Modes of implementing the most immediate proposals:

  1. Organization and cost of the CIC Summer Institute for English Studies. We envision a three-year pilot program for the Summer Institute. The Institute will rotate among member campuses; Ann Arbor has been proposed as the initial site, as early as summer, 2008. If the first institute is to be summer, 2008, CIC Heads and graduate directors in late spring, 2007, will issue a call to their faculties for competitive proposals for topics, teachers, and guests of the Institute. A meeting of Heads and graduate directors by the end of fall semester, 2007, will determine which proposal of topic, faculty, etc., shall be the leading one. Applications from students competing for a place in the Institute will be judged by their local directors of Graduate Studies and their local Graduate Studies Committees by the middle of spring semester, 2008. Cost: We estimate the cost of faculty salaries, guest honoraria, and graduate student transportation and housing, over the three-year pilot program, will require a commitment of $10,000-$13,000 per year per institution (a $10,000 commitment would be minimal). Enhancement of the profile of CIC graduate programs in English; and consequent enrichment of graduate student education, of graduate student recruitment, and of degree holders’ placement prospects, is well worth the cost.
  2. CIC Fellows. Given current limited resources for this initiative, we have agreed to initiate the Fellows program immediately, to whatever extent may be possible, for the academic year 2007-2008. Accordingly, no later than April 1, 2007, CIC graduate directors in English will exchange information about degree holders who are available for possible designation and appointment as CIC Fellows. At a follow-up meeting in Chicago in late April, 2007, Heads of English and graduate directors will assess candidates for designation as Fellows, and will decide on the currently practicable sites of Fellows’ placements.
  3. Utilization of the CIC website. Graduate directors of English are urged to make contact with the CIC site, to upload this year’s descriptions of graduate courses in English, and to explore, with their faculty and graduate students, possibilities of CIC English studies course-sharing and exchange of graduate students in the immediate future. For current course-sharing information, see web pages for Committee on Institutional Collaboration under “Academic Collaboration.” To set up a page of links to a CIC English department’s offerings, contact Amber Marks at CIC headquarters. The general email address for CIC is cic@uiuc.edu

Proposals for longer-range implementation:

  1. Recruitment of graduate students. In order to improve recruitment of highest quality graduate students, CIC Heads of English and graduate directors want to target potential applicants from top-rated institutions that hitherto provide relatively few applicants to CIC graduate programs in English; no less importantly, we also want to target for recruitment minority students and financially poor students. As a strategy for realizing those aims, we propose an annual CIC English “road show”: a selected body of faculty recruiters, drawn from our institutions, making a tour of selectively designated sites on behalf of recruitment for the entire group of CIC graduate English departments. We additionally propose that CIC graduate directors of English negotiate for special top-off awards for applicants to CIC graduate programs who have been undergraduate Honors students at CIC institutions.
  2. A CIC virtual Institute. We propose an online research project that will entail collaboration among scholars of all CIC English graduate programs. The project, to be called “Mapping the Midwest,” will explore and map hitherto under-examined or neglected literary, cultural, rhetorical, and library archives specific to the regions served by CIC institutions.
  3. Visiting professorships as a result of faculty exchange. We hope to facilitate possible faculty exchanges among CIC English departments, to the benefit of curriculum, of English graduate student access to faculty at CIC sites other than their home campuses, and of enhanced attractions for student recruitment.

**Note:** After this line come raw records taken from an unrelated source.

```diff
+def _inv_rows(pt: PartTable, c: SMPLConstants):
+    if pt.inv is None or c.lbs_top4 is None or pt.VP != c.V:
+        return None, None
+    if pt.top4_packed is None or pt.top4_packed[0] is not c.lbs_top4:
+        j = c.lbs_top4[:, 4:].to(torch.int32)
+        words = torch.zeros((c.V, 8), dtype=torch.int32, device=c.lbs_top4.device)
+        words[:, :4] = c.lbs_top4[:, :4].contiguous().view(torch.int32)
+        words[:, 4] = j[:, 0] | (j[:, 1] << 8) | (j[:, 2] << 16) | (j[:, 3] << 24)
+        pt.top4_packed = (c.lbs_top4, words)
+    return pt.inv, pt.top4_packed[1]
+
+
+def _skin_vis_seg_call(v_posed, A, c: SMPLConstants, cam, W, pt: PartTable, grid_wh, ref_compat, ws, labels=None,
+                       class_w=None, gamma=0.0, verts=None, proj=None, mask=None, seg=None, arg=None, rec=None, vslot=None,
+                       loss=None, stats=None, vmax=None, conf=None):
+    inv, top4p = _inv_rows(pt, c)
+    check(_lib.load().smplr_skin_vis_seg_fwd_inv(
+        ptr(v_posed), ptr(c.lbs_top4), ptr(A), ptr(cam), cam.shape[1], v_posed.shape[0], c.V, int(W), int(grid_wh),
+        1 if ref_compat else 0, ptr(pt.part_pos), ptr(pt.part_off), pt.P, pt.K, ptr(inv), ptr(top4p), ptr(ws), ptr(labels),
+        ptr(class_w), float(gamma), ptr(verts), ptr(proj), ptr(mask), ptr(seg), ptr(arg), ptr(rec), ptr(vslot), ptr(loss),
+        ptr(stats), ptr(vmax), ptr(conf), stream()), "smplr_skin_vis_seg_fwd_inv")
 
 
 def build_part_table(ids, off, vertex_sampling, num_verts, device) -> PartTable:
@@ -114,9 +164,11 @@
     if len(np.unique(part_pos)) != len(part_pos):
         raise ValueError("part table lists a vertex position more than once (after // vertex_sampling): "
                          "each vertex may belong to at most one part")
+    inv = _part_inv(part_pos, off, VP)
     return PartTable(P=P, K=int(len(part_pos)),
                      part_pos=torch.as_tensor(part_pos).to(device),
-                     part_off=torch.as_tensor(np.asarray(off, np.int32)).to(device), VP=VP)
+                     part_off=torch.as_tensor(np.asarray(off, np.int32)).to(device), VP=VP,
+                     inv=None if inv is None else torch.as_tensor(inv).to(device))
 
 
 def get_part_table(vertex_sampling, device, num_verts=6890) -> PartTable:
@@ -311,10 +363,8 @@
         seg = _empty((B, W, W, pt.P + 1), v_posed)
         arg = _empty((B, W, W, 32), v_posed, torch.int16)
         rec = _empty((B, lib.smplr_seg_slots(pt.P, pt.K), 4), v_posed)
-    check(lib.smplr_skin_vis_seg_fwd(ptr(v_posed), ptr(c.lbs_top4), ptr(A), ptr(cam), cam.shape[1], B, V, W,
-                                     int(grid_wh), 1 if ref_compat else 0, ptr(pt.part_pos), ptr(pt.part_off), pt.P,
-                                     pt.K, ptr(ws), ptr(verts), ptr(proj), ptr(mask), ptr(seg), ptr(arg), ptr(rec),
-                                     ptr(vslot), stream()), "smplr_skin_vis_seg_fwd")
+    _skin_vis_seg_call(v_posed, A, c, cam, W, pt, grid_wh, ref_compat, ws, verts=verts, proj=proj, mask=mask, seg=seg,
+                       arg=arg, rec=rec, vslot=vslot)
     return verts, proj, mask, seg, arg, rec
 
 
@@ -337,19 +387,8 @@
         stats = _empty((B, W * W, 4), v_posed) if stats is None else stats
     else:
         loss = stats = None
-    if conf is not None:
-        check(lib.smplr_skin_vis_seg_fwd_ex_conf(ptr(v_posed), ptr(c.lbs_top4), ptr(A), ptr(cam), cam.shape[1], B, V, W,
-                                                 int(grid_wh), 1 if ref_compat else 0, ptr(pt.part_pos),
-                                                 ptr(pt.part_off), pt.P, pt.K, ptr(ws), ptr(labels), ptr(class_w),
-                                                 float(gamma), ptr(verts), ptr(proj), ptr(mask), ptr(seg), ptr(arg),
-                                                 ptr(rec), ptr(vslot), ptr(loss), ptr(stats), ptr(vmax), ptr(conf),
-                                                 stream()), "smplr_skin_vis_seg_fwd_ex_conf")
-        return loss, stats, arg, rec
-    check(lib.smplr_skin_vis_seg_fwd_ex(ptr(v_posed), ptr(c.lbs_top4), ptr(A), ptr(cam), cam.shape[1], B, V, W,
-                                        int(grid_wh), 1 if ref_compat else 0, ptr(pt.part_pos), ptr(pt.part_off),
-                                        pt.P, pt.K, ptr(ws), ptr(labels), ptr(class_w), float(gamma), ptr(verts),
-                                        ptr(proj), ptr(mask), ptr(seg), ptr(arg), ptr(rec), ptr(vslot), ptr(loss),
-                                        ptr(stats), ptr(vmax), stream()), "smplr_skin_vis_seg_fwd_ex")
+    _skin_vis_seg_call(v_posed, A, c, cam, W, pt, grid_wh, ref_compat, ws, labels, class_w, gamma, verts, proj, mask, seg,
+                       arg, rec, vslot, loss, stats, vmax, conf)
     return loss, stats, arg, rec
 
 
@@ -1113,7 +1152,5 @@
     lib = _lib.load()
     B, V = v_posed.shape[0], c.V
     ws = _workspace(lib.smplr_seg_workspace(B, V, W, pt.P, pt.K), v_posed)
-    check(lib.smplr_skin_vis_seg_fwd(ptr(v_posed), ptr(c.lbs_top4), ptr(A), ptr(cam), cam.shape[1], B, V, W,
-                                     int(grid_wh), 1 if ref_compat else 0, ptr(pt.part_pos), ptr(pt.part_off), pt.P,
-                                     pt.K, ptr(ws), ptr(verts), ptr(proj), ptr(mask), ptr(seg), ptr(arg), ptr(rec),
-                                     ptr(vslot), stream()), "smplr_skin_vis_seg_fwd")
+    _skin_vis_seg_call(v_posed, A, c, cam, W, pt, grid_wh, ref_compat, ws, verts=verts, proj=proj, mask=mask, seg=seg,
+                       arg=arg, rec=rec, vslot=vslot)
```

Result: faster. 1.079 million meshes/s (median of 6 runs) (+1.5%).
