__global__ void bn_bwd_apply_kernel(const float* __restrict__ x, int xs, int xo, const float* __restrict__ g, int gs, int go,
                                    const float* __restrict__ a, const float* __restrict__ bsh, const float* __restrict__ mean,
                                    const float* __restrict__ rstd, const float* __restrict__ gamma, const float* __restrict__ m0,
                                    const float* __restrict__ m1, float* __restrict__ dx, int ds, int dof, size_t npix, int C,
                                    int accumulate, float m_scale) {
    const size_t total = npix * C;
    for (size_t i = blockIdx.x * (size_t)blockDim.x + threadIdx.x; i < total; i += (size_t)gridDim.x * blockDim.x) {
        const size_t pix = i / C;
        const int c = i % C;
        const float xv = x[pix * xs + xo + c];
        const float u = xv * a[c] + bsh[c];
        const float du = u > 0.f ? g[pix * gs + go + c] : 0.f;
        const float xh = (xv - mean[c]) * rstd[c];
        const float v = gamma[c] * rstd[c] * (du - m0[c] * m_scale - xh * m1[c] * m_scale);
        float* d = dx + pix * ds + dof + c;
        *d = accumulate ? (*d + v) : v;
    }
}

__global__ void masked_add_kernel(const float* __restrict__ src, int ss, int so, const float* __restrict__ ref, int rs_, int ro,
                                  const float* __restrict__ add, int as, int ao, float* dst, int ds, int dof, size_t npix, int n,
                                  int accumulate) {
    const size_t total = npix * n;
    for (size_t i = blockIdx.x * (size_t)blockDim.x + threadIdx.x; i < total; i += (size_t)gridDim.x * blockDim.x) {
        const size_t pix = i / n;
        const int c = i % n;
        float v = src ? src[pix * ss + so + c] : 0.f;
        if (ref && !(ref[pix * rs_ + ro + c] > 0.f)) v = 0.f;
        if (add) v += add[pix * as + ao + c];
        float* d = dst + pix * ds + dof + c;
        *d = accumulate ? (*d + v) : v;
    }
}

__global__ __launch_bounds__(256) void masked_add4_kernel(const float* __restrict__ src, int ss, int so, const float* __restrict__ ref, int rs_, int ro,
                                   const float* __restrict__ add, int as, int ao, float* dst, int ds, int dof, unsigned npix, int nq,
                                   int accumulate) {
    const unsigned total = npix * (unsigned)nq;
    for (unsigned i = blockIdx.x * blockDim.x + threadIdx.x; i < total; i += gridDim.x * blockDim.x) {
        const unsigned pix = i / (unsigned)nq;
        const unsigned c = 4u * (i - pix * (unsigned)nq);
        float4 v = src ? *reinterpret_cast<const float4*>(src + (size_t)pix * ss + so + c) : make_float4(0.f, 0.f, 0.f, 0.f);
        if (ref) {
            const float4 r = *reinterpret_cast<const float4*>(ref + (size_t)pix * rs_ + ro + c);
            if (!(r.x > 0.f)) v.x = 0.f;
            if (!(r.y > 0.f)) v.y = 0.f;
            if (!(r.z > 0.f)) v.z = 0.f;
            if (!(r.w > 0.f)) v.w = 0.f;
        }
        if (add) {
            const float4 a = *reinterpret_cast<const float4*>(add + (size_t)pix * as + ao + c);
            v.x += a.x; v.y += a.y; v.z += a.z; v.w += a.w;
        }
        float4* d = reinterpret_cast<float4*>(dst + (size_t)pix * ds + dof + c);
        if (accumulate) {
            const float4 o = *d;
            v.x += o.x; v.y += o.y; v.z += o.z; v.w += o.w;
        }
        *d = v;
    }
}

struct C1P {
    TmgSeg in[TMG_MAX_IN_SEG];
    int nseg, vec4;
    int B, Hin, Win;
    int Cin;
    const float* in_scale;
    const float* in_shift;
    int relu_in, pad_rep;
    const float* w;
    int w_rows, w_split, w_gap;
    const float* add; int add_stride, add_off;
    int fill4;
    float* out; int out_stride, out_off;
    int TW_log2, tiles_x, tiles_y, KCH;
};

__global__ __launch_bounds__(256) void c1_fwd_kernel(C1P p) {
    extern __shared__ __attribute__((aligned(16))) float lds[];
    const int tid = threadIdx.x;
    int t = blockIdx.x;
    const int tx = t % p.tiles_x;
    t /= p.tiles_x;
    const int ty = t % p.tiles_y;
    const int b = t / p.tiles_y;
    const int TWl = p.TW_log2, TW = 1 << TWl, TH = 256 >> TWl;
    const int PW = TW + 2, PH = TH + 2;
    const int oy0 = ty * TH, ox0 = tx * TW;
    const int row = tid >> TWl, col = tid & (TW - 1);
    const int Cpad = (p.Cin + 3) & ~3;
    float acc = 0.f;
    for (int c0 = 0; c0 < Cpad; c0 += p.KCH) {
        const int kch = min(p.KCH, Cpad - c0);
        const int CS = kch + 4;
        float* lw = lds + PH * PW * CS;
        __syncthreads();
        stage_patch_bf(p, lds, b, oy0 - 1, ox0 - 1, PH, PW, c0, kch, CS);
        for (int i = tid; i < 9 * kch; i += 256) {
            const int tap = i / kch, c = i - tap * kch;
            const int cs = c0 + c;
            lw[i] = (cs < p.w_rows) ? p.w[(size_t)(cs + (cs < p.w_split ? 0 : p.w_gap)) * 9 + tap] : 0.f;
        }
        __syncthreads();
#pragma unroll
        for (int tap = 0; tap < 9; ++tap) {
            const int tyy = tap / 3, txx = tap - tyy * 3;
            const float* pp = lds + ((row + tyy) * PW + col + txx) * CS;
            const float* wp = lw + tap * kch;
            for (int c = 0; c < kch; c += 4) {
                const float4 a = *reinterpret_cast<const float4*>(pp + c);
                const float4 w4 = *reinterpret_cast<const float4*>(wp + c);
                acc += a.x * w4.x + a.y * w4.y + a.z * w4.z + a.w * w4.w;
            }
        }
    }
    const int oy = oy0 + row, ox = ox0 + col;
    if (oy < p.Hin && ox < p.Win) {
        const size_t opx = ((size_t)b * p.Hin + oy) * p.Win + ox;
        if (p.add) acc += p.add[opx * p.add_stride + p.add_off];
        float* o = p.out + opx * p.out_stride + p.out_off;
        if (p.fill4) *reinterpret_cast<float4*>(o) = make_float4(acc, 0.f, 0.f, 0.f);
        else *o = acc;
    }
}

Towards implementation of long-range proposals:

  1. Recruitment of graduate students. Success of the pilot Summer Institute program should precede the CIC group recruitment show. The proposal for top-off awards for recruits from CIC Honors undergraduates merits discussion as soon as possible among graduate directors, their budgetary supervisors and their colleagues.
  2. CIC virtual Institute. Further discussion of the virtual Institute should begin with the meeting of Heads of English and graduate directors in Chicago in late April, 2007.
  3. Visiting professors as a result of faculty exchange. Heads and graduate directors are asked to investigate who among their colleagues might be interested in a form of faculty exchange beginning 2008-2009. Further discussion of visiting exchanges should be taken up at the Chicago meeting, April, 2007.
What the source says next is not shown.